Start of Exercise data

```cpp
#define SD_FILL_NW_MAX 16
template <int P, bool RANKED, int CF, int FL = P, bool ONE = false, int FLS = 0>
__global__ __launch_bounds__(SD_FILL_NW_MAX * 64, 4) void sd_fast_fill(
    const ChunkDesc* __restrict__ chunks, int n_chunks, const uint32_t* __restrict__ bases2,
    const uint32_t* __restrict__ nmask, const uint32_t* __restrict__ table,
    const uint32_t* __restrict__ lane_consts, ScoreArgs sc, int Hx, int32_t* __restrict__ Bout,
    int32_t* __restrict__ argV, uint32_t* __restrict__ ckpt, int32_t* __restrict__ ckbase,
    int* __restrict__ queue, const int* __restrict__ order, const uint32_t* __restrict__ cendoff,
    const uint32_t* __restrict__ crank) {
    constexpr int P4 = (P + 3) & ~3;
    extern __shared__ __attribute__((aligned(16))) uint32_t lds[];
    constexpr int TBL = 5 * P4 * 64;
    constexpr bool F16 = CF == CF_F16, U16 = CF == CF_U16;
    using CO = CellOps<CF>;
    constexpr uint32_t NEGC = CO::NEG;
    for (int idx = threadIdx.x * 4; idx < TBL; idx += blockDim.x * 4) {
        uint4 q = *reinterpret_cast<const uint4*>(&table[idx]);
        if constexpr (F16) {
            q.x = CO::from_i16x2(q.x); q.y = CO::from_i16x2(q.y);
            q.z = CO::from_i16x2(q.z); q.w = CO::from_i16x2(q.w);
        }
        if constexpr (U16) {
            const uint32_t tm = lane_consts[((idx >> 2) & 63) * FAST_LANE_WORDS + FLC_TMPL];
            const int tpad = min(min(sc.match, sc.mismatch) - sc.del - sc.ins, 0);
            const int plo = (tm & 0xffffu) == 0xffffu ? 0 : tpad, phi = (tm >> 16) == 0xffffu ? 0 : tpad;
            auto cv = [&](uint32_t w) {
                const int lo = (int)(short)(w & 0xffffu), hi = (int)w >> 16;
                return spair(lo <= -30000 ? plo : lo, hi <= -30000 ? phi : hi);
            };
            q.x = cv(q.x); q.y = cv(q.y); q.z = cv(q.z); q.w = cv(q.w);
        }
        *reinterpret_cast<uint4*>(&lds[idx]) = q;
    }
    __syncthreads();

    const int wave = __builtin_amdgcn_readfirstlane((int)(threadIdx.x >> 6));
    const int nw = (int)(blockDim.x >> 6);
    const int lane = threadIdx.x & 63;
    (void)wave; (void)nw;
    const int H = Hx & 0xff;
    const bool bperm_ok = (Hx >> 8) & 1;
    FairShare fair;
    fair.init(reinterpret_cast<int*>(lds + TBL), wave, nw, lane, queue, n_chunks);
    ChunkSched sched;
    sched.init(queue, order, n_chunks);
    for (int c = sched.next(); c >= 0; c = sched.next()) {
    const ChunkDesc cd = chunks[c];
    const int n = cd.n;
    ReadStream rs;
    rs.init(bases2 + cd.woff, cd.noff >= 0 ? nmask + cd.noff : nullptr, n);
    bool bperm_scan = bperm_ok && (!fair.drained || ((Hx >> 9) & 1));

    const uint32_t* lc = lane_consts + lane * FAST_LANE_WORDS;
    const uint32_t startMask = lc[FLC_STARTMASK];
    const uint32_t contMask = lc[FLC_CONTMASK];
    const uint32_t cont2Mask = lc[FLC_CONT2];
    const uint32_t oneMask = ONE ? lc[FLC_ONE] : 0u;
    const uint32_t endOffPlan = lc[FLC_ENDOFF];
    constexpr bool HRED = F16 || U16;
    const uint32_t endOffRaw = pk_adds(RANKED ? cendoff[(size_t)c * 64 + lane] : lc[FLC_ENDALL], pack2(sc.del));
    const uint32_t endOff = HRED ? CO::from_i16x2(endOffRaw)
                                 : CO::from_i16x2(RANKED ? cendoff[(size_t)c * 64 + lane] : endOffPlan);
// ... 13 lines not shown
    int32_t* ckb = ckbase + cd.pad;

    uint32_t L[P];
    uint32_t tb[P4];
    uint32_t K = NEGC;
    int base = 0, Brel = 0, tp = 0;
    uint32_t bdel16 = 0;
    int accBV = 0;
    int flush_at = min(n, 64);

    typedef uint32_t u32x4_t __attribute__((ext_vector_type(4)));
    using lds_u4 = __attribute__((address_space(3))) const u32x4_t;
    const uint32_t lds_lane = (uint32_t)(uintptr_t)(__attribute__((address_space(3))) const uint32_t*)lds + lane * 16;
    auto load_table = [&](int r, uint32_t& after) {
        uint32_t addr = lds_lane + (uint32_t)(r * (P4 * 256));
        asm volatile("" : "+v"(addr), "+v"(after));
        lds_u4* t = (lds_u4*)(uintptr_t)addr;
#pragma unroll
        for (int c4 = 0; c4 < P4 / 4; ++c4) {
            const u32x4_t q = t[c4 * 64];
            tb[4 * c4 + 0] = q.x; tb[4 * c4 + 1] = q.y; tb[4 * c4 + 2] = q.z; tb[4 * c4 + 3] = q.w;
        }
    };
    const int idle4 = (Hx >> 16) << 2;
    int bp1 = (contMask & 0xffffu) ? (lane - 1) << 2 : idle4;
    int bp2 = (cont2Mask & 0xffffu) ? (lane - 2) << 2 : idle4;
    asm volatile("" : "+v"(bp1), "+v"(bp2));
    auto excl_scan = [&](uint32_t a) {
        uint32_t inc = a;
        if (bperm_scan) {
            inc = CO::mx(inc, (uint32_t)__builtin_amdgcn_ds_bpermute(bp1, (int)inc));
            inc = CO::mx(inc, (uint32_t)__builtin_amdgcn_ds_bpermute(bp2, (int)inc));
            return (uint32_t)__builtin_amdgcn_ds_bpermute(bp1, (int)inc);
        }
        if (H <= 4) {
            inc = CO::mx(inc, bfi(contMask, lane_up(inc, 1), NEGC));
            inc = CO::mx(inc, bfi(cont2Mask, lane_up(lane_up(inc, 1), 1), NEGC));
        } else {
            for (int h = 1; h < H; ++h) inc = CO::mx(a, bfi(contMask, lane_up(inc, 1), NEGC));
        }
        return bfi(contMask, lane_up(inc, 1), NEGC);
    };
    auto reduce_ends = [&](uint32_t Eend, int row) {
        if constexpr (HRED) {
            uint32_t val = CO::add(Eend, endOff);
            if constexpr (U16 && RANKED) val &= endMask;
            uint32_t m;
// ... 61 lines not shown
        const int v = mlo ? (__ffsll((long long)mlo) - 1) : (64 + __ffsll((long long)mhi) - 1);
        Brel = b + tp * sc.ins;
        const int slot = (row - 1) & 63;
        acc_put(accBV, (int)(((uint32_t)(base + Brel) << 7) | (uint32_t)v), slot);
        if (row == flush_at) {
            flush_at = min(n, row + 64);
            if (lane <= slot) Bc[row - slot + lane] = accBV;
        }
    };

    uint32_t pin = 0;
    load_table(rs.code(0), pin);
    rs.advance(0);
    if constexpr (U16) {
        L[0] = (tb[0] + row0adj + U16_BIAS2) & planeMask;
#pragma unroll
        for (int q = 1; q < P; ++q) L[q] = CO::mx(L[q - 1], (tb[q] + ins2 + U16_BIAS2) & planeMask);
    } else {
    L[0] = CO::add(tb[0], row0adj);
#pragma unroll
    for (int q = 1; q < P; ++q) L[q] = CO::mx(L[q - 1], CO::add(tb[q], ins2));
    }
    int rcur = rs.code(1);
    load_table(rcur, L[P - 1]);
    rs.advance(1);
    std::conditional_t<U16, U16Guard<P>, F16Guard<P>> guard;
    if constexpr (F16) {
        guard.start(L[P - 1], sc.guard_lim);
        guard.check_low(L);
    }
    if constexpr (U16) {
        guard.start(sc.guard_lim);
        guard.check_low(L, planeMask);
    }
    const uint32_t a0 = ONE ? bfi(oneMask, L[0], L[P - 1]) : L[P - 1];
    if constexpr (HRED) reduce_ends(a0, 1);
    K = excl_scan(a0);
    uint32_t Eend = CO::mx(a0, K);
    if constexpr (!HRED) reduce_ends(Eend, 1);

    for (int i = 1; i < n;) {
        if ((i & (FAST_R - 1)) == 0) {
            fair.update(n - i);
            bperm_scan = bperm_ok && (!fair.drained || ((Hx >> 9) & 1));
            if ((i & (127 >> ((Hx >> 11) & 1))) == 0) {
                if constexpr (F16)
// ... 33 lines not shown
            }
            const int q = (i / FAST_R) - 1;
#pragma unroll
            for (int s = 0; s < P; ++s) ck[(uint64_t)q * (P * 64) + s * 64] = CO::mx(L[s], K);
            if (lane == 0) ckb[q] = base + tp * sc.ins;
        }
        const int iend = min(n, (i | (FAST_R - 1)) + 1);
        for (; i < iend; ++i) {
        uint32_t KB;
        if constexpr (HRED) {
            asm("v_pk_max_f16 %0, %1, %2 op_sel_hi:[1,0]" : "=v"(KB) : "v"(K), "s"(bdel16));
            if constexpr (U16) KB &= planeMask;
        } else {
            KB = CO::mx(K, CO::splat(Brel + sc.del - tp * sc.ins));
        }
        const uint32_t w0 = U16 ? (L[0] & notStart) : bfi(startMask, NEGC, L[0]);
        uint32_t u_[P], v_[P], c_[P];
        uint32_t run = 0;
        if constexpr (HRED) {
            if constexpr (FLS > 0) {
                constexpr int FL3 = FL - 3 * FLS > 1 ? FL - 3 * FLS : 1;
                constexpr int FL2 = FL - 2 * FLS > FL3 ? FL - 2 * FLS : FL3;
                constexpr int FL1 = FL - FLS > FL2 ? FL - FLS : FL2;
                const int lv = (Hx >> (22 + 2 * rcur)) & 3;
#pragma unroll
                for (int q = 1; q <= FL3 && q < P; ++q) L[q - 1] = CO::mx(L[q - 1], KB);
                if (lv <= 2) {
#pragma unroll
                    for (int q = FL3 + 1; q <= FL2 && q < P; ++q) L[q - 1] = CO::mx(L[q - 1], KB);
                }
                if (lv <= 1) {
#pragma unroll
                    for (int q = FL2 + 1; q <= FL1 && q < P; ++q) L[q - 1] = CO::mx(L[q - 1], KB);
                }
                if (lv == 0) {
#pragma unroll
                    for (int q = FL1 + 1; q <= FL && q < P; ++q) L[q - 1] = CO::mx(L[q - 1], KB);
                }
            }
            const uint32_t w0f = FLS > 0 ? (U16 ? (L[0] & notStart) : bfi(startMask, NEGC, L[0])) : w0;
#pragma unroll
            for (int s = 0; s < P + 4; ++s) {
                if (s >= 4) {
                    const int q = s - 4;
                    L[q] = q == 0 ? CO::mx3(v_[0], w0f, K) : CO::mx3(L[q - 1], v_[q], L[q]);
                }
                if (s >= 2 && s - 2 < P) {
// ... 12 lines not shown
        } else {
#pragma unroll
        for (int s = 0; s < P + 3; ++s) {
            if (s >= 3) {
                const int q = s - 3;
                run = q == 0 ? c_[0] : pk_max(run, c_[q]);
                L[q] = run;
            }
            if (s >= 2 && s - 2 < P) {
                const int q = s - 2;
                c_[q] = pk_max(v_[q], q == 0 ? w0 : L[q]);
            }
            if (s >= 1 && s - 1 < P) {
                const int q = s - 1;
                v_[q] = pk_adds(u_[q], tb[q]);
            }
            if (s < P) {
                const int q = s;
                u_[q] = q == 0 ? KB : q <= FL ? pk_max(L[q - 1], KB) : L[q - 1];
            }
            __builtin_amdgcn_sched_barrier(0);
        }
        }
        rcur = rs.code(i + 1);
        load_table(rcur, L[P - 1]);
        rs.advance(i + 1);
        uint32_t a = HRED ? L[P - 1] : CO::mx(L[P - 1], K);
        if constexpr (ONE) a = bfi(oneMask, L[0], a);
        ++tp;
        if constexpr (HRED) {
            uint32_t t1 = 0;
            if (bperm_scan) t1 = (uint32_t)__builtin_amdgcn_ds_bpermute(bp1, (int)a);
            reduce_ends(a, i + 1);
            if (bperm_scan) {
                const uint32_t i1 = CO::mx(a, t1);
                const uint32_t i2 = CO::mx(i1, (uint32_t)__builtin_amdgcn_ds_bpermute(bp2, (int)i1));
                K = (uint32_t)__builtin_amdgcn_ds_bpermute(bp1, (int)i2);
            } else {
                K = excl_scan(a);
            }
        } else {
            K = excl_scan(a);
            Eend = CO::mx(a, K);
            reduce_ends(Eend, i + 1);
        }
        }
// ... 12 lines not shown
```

End of Exercise data

Filter the records for lines holding the string "startMask". Copy each one.

    const uint32_t startMask = lc[FLC_STARTMASK];
        const uint32_t w0 = U16 ? (L[0] & notStart) : bfi(startMask, NEGC, L[0]);
            const uint32_t w0f = FLS > 0 ? (U16 ? (L[0] & notStart) : bfi(startMask, NEGC, L[0])) : w0;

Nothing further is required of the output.